Collected data entries

==*==

## Deal tile staging quads across all lanes via per-row quad prefix

Adds a per-row quad prefix (qprefix) to the tile metadata, built during tile setup. Tile staging then assigns each lane a global quad index across the whole tile instead of a fixed row/lane mapping, so work is balanced across the block regardless of row lengths. Padding stores are split into a separate pass. This grows TileMeta from 360 to 376 dwords, adds a small per-lane row search, and affects the skin, force and wide density paths.

```diff
diff --git a/dieselfluid_amd/csrc/kernels_skin.hpp b/dieselfluid_amd/csrc/kernels_skin.hpp
--- a/dieselfluid_amd/csrc/kernels_skin.hpp
+++ b/dieselfluid_amd/csrc/kernels_skin.hpp
@@ -322,8 +322,20 @@
   }
 }
 
-template <int NF, class Load4, class Store>
+template <int NF, bool DEALT, class Load4, class Store>
 __device__ __forceinline__ void stage_tile(const TileMeta& m, Load4&& load4, Store&& store) {
+  if constexpr (DEALT) {
+    const int nq = __builtin_amdgcn_readfirstlane((int)m.qprefix[kTRows]);
+    auto pass = [&](int base) {
+      StageRegs<NF> sr;
+      const StageWhere w = stage_issue_dealt<NF>(m, load4, sr, base + (int)threadIdx.x, nq);
+      stage_commit_dealt<NF>(sr, w, store);
+    };
+    pass(0);
+    for (int base = kLBlock; base < nq; base += kLBlock) pass(base);
+    stage_pads<NF>(m, store, threadIdx.x);
+    return;
+  }
   const int t = threadIdx.x, r = t / kLQuads, k = t - r * kLQuads;
   if (r >= kTRows) return;
   const int len = m.row_len[r], gs = m.row_gs[r], ls = m.row_lds[r];
@@ -420,7 +432,7 @@
       q0 = load_chunk(lists, tt0.g);
       q1 = load_chunk(lists, (size_t)lstride + tt0.g);
     }
-    if (staged) stage_tile<3>(m, LoadPos4{p}, StoreTileRecord(A, m, c.inv_hh));
+    if (staged) stage_tile<3, (kStageDealt & 1) != 0>(m, LoadPos4{p}, StoreTileRecord(A, m, c.inv_hh));
     if (have) tile_meta_store(metas[cur ^ 1], table_word);
     sync_lds();
     for_each_target<true, kLBlock>(ntarg, tid, tperm, [&](auto shared_c, int t, int sub, int k) {
@@ -556,7 +568,7 @@
       q1 = load_chunk(lists, (size_t)lstride + tt0.g);
     }
     if (staged)
-      stage_tile<8>(
+      stage_tile<8, (kStageDealt & 2) != 0>(
           m,
           [&](int gg, float4* o) {
             o[0] = load4u(pin.x + gg);
diff --git a/dieselfluid_amd/csrc/kernels_tiled.hpp b/dieselfluid_amd/csrc/kernels_tiled.hpp
--- a/dieselfluid_amd/csrc/kernels_tiled.hpp
+++ b/dieselfluid_amd/csrc/kernels_tiled.hpp
@@ -26,10 +26,11 @@
   int centre[3];
   int pad_;
   int pprefix[kTB * kTB + 1];
-  int pad2_[3];
+  unsigned short qprefix[kTRows + 2];
 };
-constexpr int kMetaInts = 360;
+constexpr int kMetaInts = 376;
 static_assert(sizeof(TileMeta) == kMetaInts * sizeof(int), "TileMeta is copied as kMetaInts dwords");
+static_assert(kMetaInts % 4 == 0 && kMetaInts <= kTBlock, "one dword per lane of a 512-thread block, two of a 256-thread one");
 
 __device__ __forceinline__ void sync_lds() {
   asm volatile("s_waitcnt lgkmcnt(0)" ::: "memory");
@@ -212,9 +213,12 @@
       for (int k = 1; k <= kTB; ++k) pv += (q.s[k + 1] - q.s[k] + 1) >> 1;
     }
     const int pinc = wave_inclusive_scan(pv);
+    const int qv = row ? (len + 3) >> 2 : 0;
+    const int qinc = wave_inclusive_scan(qv);
     if (row) {
       out->row_gs[lane] = r.s[0];
       out->row_len[lane] = len;
+      out->qprefix[lane] = (unsigned short)(qinc - qv);
       const int lds0 = inc - v;
       out->row_lds[lane] = lds0;
 #pragma unroll
@@ -236,6 +240,8 @@
         out->overflow = (inc > lds_cap || tinc > 0xffff) ? 1 : 0;
         out->tprefix[kTB * kTB] = tinc;
         out->pprefix[kTB * kTB] = pinc;
+        out->qprefix[kTRows] = (unsigned short)qinc;
+        out->qprefix[kTRows + 1] = 0;
         out->tile = tile;
         out->centre[0] = __float_as_int(c.gmin[0] + ((tile % tg.tnx) * kTB + 0.5f * kTB) * c.cell);
         out->centre[1] = __float_as_int(c.gmin[1] + (((tile / tg.tnx) % tg.tny) * kTB + 0.5f * kTB) * c.cell);
@@ -563,6 +569,54 @@
   return true;
 }
 
+#ifndef DSL_STAGE_DEALT
+#define DSL_STAGE_DEALT 7
+#endif
+constexpr int kStageDealt = DSL_STAGE_DEALT;
+__device__ __forceinline__ int tile_quad_row(const TileMeta& m, int t) {
+  int r0 = 0;
+#pragma unroll
+  for (int i = 1; i < 6; ++i) r0 += (t >= (int)m.qprefix[6 * i]) ? 6 : 0;
+  int r = r0;
+#pragma unroll
+  for (int i = 1; i < 6; ++i) r += (t >= (int)m.qprefix[r0 + i]) ? 1 : 0;
+  return r;
+}
+struct StageWhere {
+  int slot, n;
+};
+template <int NF, class Load4>
+__device__ __forceinline__ StageWhere stage_issue_dealt(const TileMeta& m, Load4&& load4, StageRegs<NF>& sr, int t, int nq) {
+  if (t >= nq) return StageWhere{0, 0};
+  const int r = tile_quad_row(m, t), k = t - (int)m.qprefix[r];
+  load4(m.row_gs[r] + 4 * k, sr.v);
+  return StageWhere{m.row_lds[r] + 4 * k, m.row_len[r] - 4 * k};
+}
+template <int NF, class Store>
+__device__ __forceinline__ void stage_commit_dealt(const StageRegs<NF>& sr, const StageWhere& w, Store&& store) {
+#pragma unroll
+  for (int i = 0; i < 4; ++i) {
+    if (i < w.n) {
+      float rec[NF];
+#pragma unroll
+      for (int a = 0; a < NF; ++a) rec[a] = f4_at(sr.v[a], i);
+      store(w.slot + i, rec, true);
+    }
+  }
+}
+template <int NF, class Store>
+__device__ __forceinline__ void stage_pads(const TileMeta& m, Store&& store, int vt) {
+  const int r = vt / kQuadsPerRow, k = vt - r * kQuadsPerRow;
+  if (r >= kTRows) return;
+  const int end = m.row_lds[r] + m.row_len[r];
+  if (k < m.row_lds[r + 1] - end) {
+    float rec[NF];
+#pragma unroll
+    for (int a = 0; a < NF; ++a) rec[a] = 0.0f;
+    store(end + k, rec, false);
+  }
+}
+
 __device__ __forceinline__ bool share_wanted(const int* __restrict__ stats) {
   return (long long)stats[5] * 12 > (long long)stats[0];
 }
@@ -772,7 +826,7 @@
   }
 }
 
-template <int BLOCK, class Body>
+template <int BLOCK, bool DEALT = false, class Body>
 __device__ __forceinline__ void sweep_tiles_pair(const DevConsts& c, TileFeed& feed, const int* desc, TileMeta* metas,
                                                  float4* A, const CSoa3& p, Body&& body) {
   const int tid = threadIdx.x;
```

==*==

§ **TASK DESCRIPTION**
The answer should be all the entries, restated with no word changed.

§ **EXERCISE RESPONSE**
## Deal tile staging quads across all lanes via per-row quad prefix

Adds a per-row quad prefix (qprefix) to the tile metadata, built during tile setup. Tile staging then assigns each lane a global quad index across the whole tile instead of a fixed row/lane mapping, so work is balanced across the block regardless of row lengths. Padding stores are split into a separate pass. This grows TileMeta from 360 to 376 dwords, adds a small per-lane row search, and affects the skin, force and wide density paths.

```diff
diff --git a/dieselfluid_amd/csrc/kernels_skin.hpp b/dieselfluid_amd/csrc/kernels_skin.hpp
--- a/dieselfluid_amd/csrc/kernels_skin.hpp
+++ b/dieselfluid_amd/csrc/kernels_skin.hpp
@@ -322,8 +322,20 @@
   }
 }
 
-template <int NF, class Load4, class Store>
+template <int NF, bool DEALT, class Load4, class Store>
 __device__ __forceinline__ void stage_tile(const TileMeta& m, Load4&& load4, Store&& store) {
+  if constexpr (DEALT) {
+    const int nq = __builtin_amdgcn_readfirstlane((int)m.qprefix[kTRows]);
+    auto pass = [&](int base) {
+      StageRegs<NF> sr;
+      const StageWhere w = stage_issue_dealt<NF>(m, load4, sr, base + (int)threadIdx.x, nq);
+      stage_commit_dealt<NF>(sr, w, store);
+    };
+    pass(0);
+    for (int base = kLBlock; base < nq; base += kLBlock) pass(base);
+    stage_pads<NF>(m, store, threadIdx.x);
+    return;
+  }
   const int t = threadIdx.x, r = t / kLQuads, k = t - r * kLQuads;
   if (r >= kTRows) return;
   const int len = m.row_len[r], gs = m.row_gs[r], ls = m.row_lds[r];
@@ -420,7 +432,7 @@
       q0 = load_chunk(lists, tt0.g);
       q1 = load_chunk(lists, (size_t)lstride + tt0.g);
     }
-    if (staged) stage_tile<3>(m, LoadPos4{p}, StoreTileRecord(A, m, c.inv_hh));
+    if (staged) stage_tile<3, (kStageDealt & 1) != 0>(m, LoadPos4{p}, StoreTileRecord(A, m, c.inv_hh));
     if (have) tile_meta_store(metas[cur ^ 1], table_word);
     sync_lds();
     for_each_target<true, kLBlock>(ntarg, tid, tperm, [&](auto shared_c, int t, int sub, int k) {
@@ -556,7 +568,7 @@
       q1 = load_chunk(lists, (size_t)lstride + tt0.g);
     }
     if (staged)
-      stage_tile<8>(
+      stage_tile<8, (kStageDealt & 2) != 0>(
           m,
           [&](int gg, float4* o) {
             o[0] = load4u(pin.x + gg);
diff --git a/dieselfluid_amd/csrc/kernels_tiled.hpp b/dieselfluid_amd/csrc/kernels_tiled.hpp
--- a/dieselfluid_amd/csrc/kernels_tiled.hpp
+++ b/dieselfluid_amd/csrc/kernels_tiled.hpp
@@ -26,10 +26,11 @@
   int centre[3];
   int pad_;
   int pprefix[kTB * kTB + 1];
-  int pad2_[3];
+  unsigned short qprefix[kTRows + 2];
 };
-constexpr int kMetaInts = 360;
+constexpr int kMetaInts = 376;
 static_assert(sizeof(TileMeta) == kMetaInts * sizeof(int), "TileMeta is copied as kMetaInts dwords");
+static_assert(kMetaInts % 4 == 0 && kMetaInts <= kTBlock, "one dword per lane of a 512-thread block, two of a 256-thread one");
 
 __device__ __forceinline__ void sync_lds() {
   asm volatile("s_waitcnt lgkmcnt(0)" ::: "memory");
@@ -212,9 +213,12 @@
       for (int k = 1; k <= kTB; ++k) pv += (q.s[k + 1] - q.s[k] + 1) >> 1;
     }
     const int pinc = wave_inclusive_scan(pv);
+    const int qv = row ? (len + 3) >> 2 : 0;
+    const int qinc = wave_inclusive_scan(qv);
     if (row) {
       out->row_gs[lane] = r.s[0];
       out->row_len[lane] = len;
+      out->qprefix[lane] = (unsigned short)(qinc - qv);
       const int lds0 = inc - v;
       out->row_lds[lane] = lds0;
 #pragma unroll
@@ -236,6 +240,8 @@
         out->overflow = (inc > lds_cap || tinc > 0xffff) ? 1 : 0;
         out->tprefix[kTB * kTB] = tinc;
         out->pprefix[kTB * kTB] = pinc;
+        out->qprefix[kTRows] = (unsigned short)qinc;
+        out->qprefix[kTRows + 1] = 0;
         out->tile = tile;
         out->centre[0] = __float_as_int(c.gmin[0] + ((tile % tg.tnx) * kTB + 0.5f * kTB) * c.cell);
         out->centre[1] = __float_as_int(c.gmin[1] + (((tile / tg.tnx) % tg.tny) * kTB + 0.5f * kTB) * c.cell);
@@ -563,6 +569,54 @@
   return true;
 }
 
+#ifndef DSL_STAGE_DEALT
+#define DSL_STAGE_DEALT 7
+#endif
+constexpr int kStageDealt = DSL_STAGE_DEALT;
+__device__ __forceinline__ int tile_quad_row(const TileMeta& m, int t) {
+  int r0 = 0;
+#pragma unroll
+  for (int i = 1; i < 6; ++i) r0 += (t >= (int)m.qprefix[6 * i]) ? 6 : 0;
+  int r = r0;
+#pragma unroll
+  for (int i = 1; i < 6; ++i) r += (t >= (int)m.qprefix[r0 + i]) ? 1 : 0;
+  return r;
+}
+struct StageWhere {
+  int slot, n;
+};
+template <int NF, class Load4>
+__device__ __forceinline__ StageWhere stage_issue_dealt(const TileMeta& m, Load4&& load4, StageRegs<NF>& sr, int t, int nq) {
+  if (t >= nq) return StageWhere{0, 0};
+  const int r = tile_quad_row(m, t), k = t - (int)m.qprefix[r];
+  load4(m.row_gs[r] + 4 * k, sr.v);
+  return StageWhere{m.row_lds[r] + 4 * k, m.row_len[r] - 4 * k};
+}
+template <int NF, class Store>
+__device__ __forceinline__ void stage_commit_dealt(const StageRegs<NF>& sr, const StageWhere& w, Store&& store) {
+#pragma unroll
+  for (int i = 0; i < 4; ++i) {
+    if (i < w.n) {
+      float rec[NF];
+#pragma unroll
+      for (int a = 0; a < NF; ++a) rec[a] = f4_at(sr.v[a], i);
+      store(w.slot + i, rec, true);
+    }
+  }
+}
+template <int NF, class Store>
+__device__ __forceinline__ void stage_pads(const TileMeta& m, Store&& store, int vt) {
+  const int r = vt / kQuadsPerRow, k = vt - r * kQuadsPerRow;
+  if (r >= kTRows) return;
+  const int end = m.row_lds[r] + m.row_len[r];
+  if (k < m.row_lds[r + 1] - end) {
+    float rec[NF];
+#pragma unroll
+    for (int a = 0; a < NF; ++a) rec[a] = 0.0f;
+    store(end + k, rec, false);
+  }
+}
+
 __device__ __forceinline__ bool share_wanted(const int* __restrict__ stats) {
   return (long long)stats[5] * 12 > (long long)stats[0];
 }
@@ -772,7 +826,7 @@
   }
 }
 
-template <int BLOCK, class Body>
+template <int BLOCK, bool DEALT = false, class Body>
 __device__ __forceinline__ void sweep_tiles_pair(const DevConsts& c, TileFeed& feed, const int* desc, TileMeta* metas,
                                                  float4* A, const CSoa3& p, Body&& body) {
   const int tid = threadIdx.x;
```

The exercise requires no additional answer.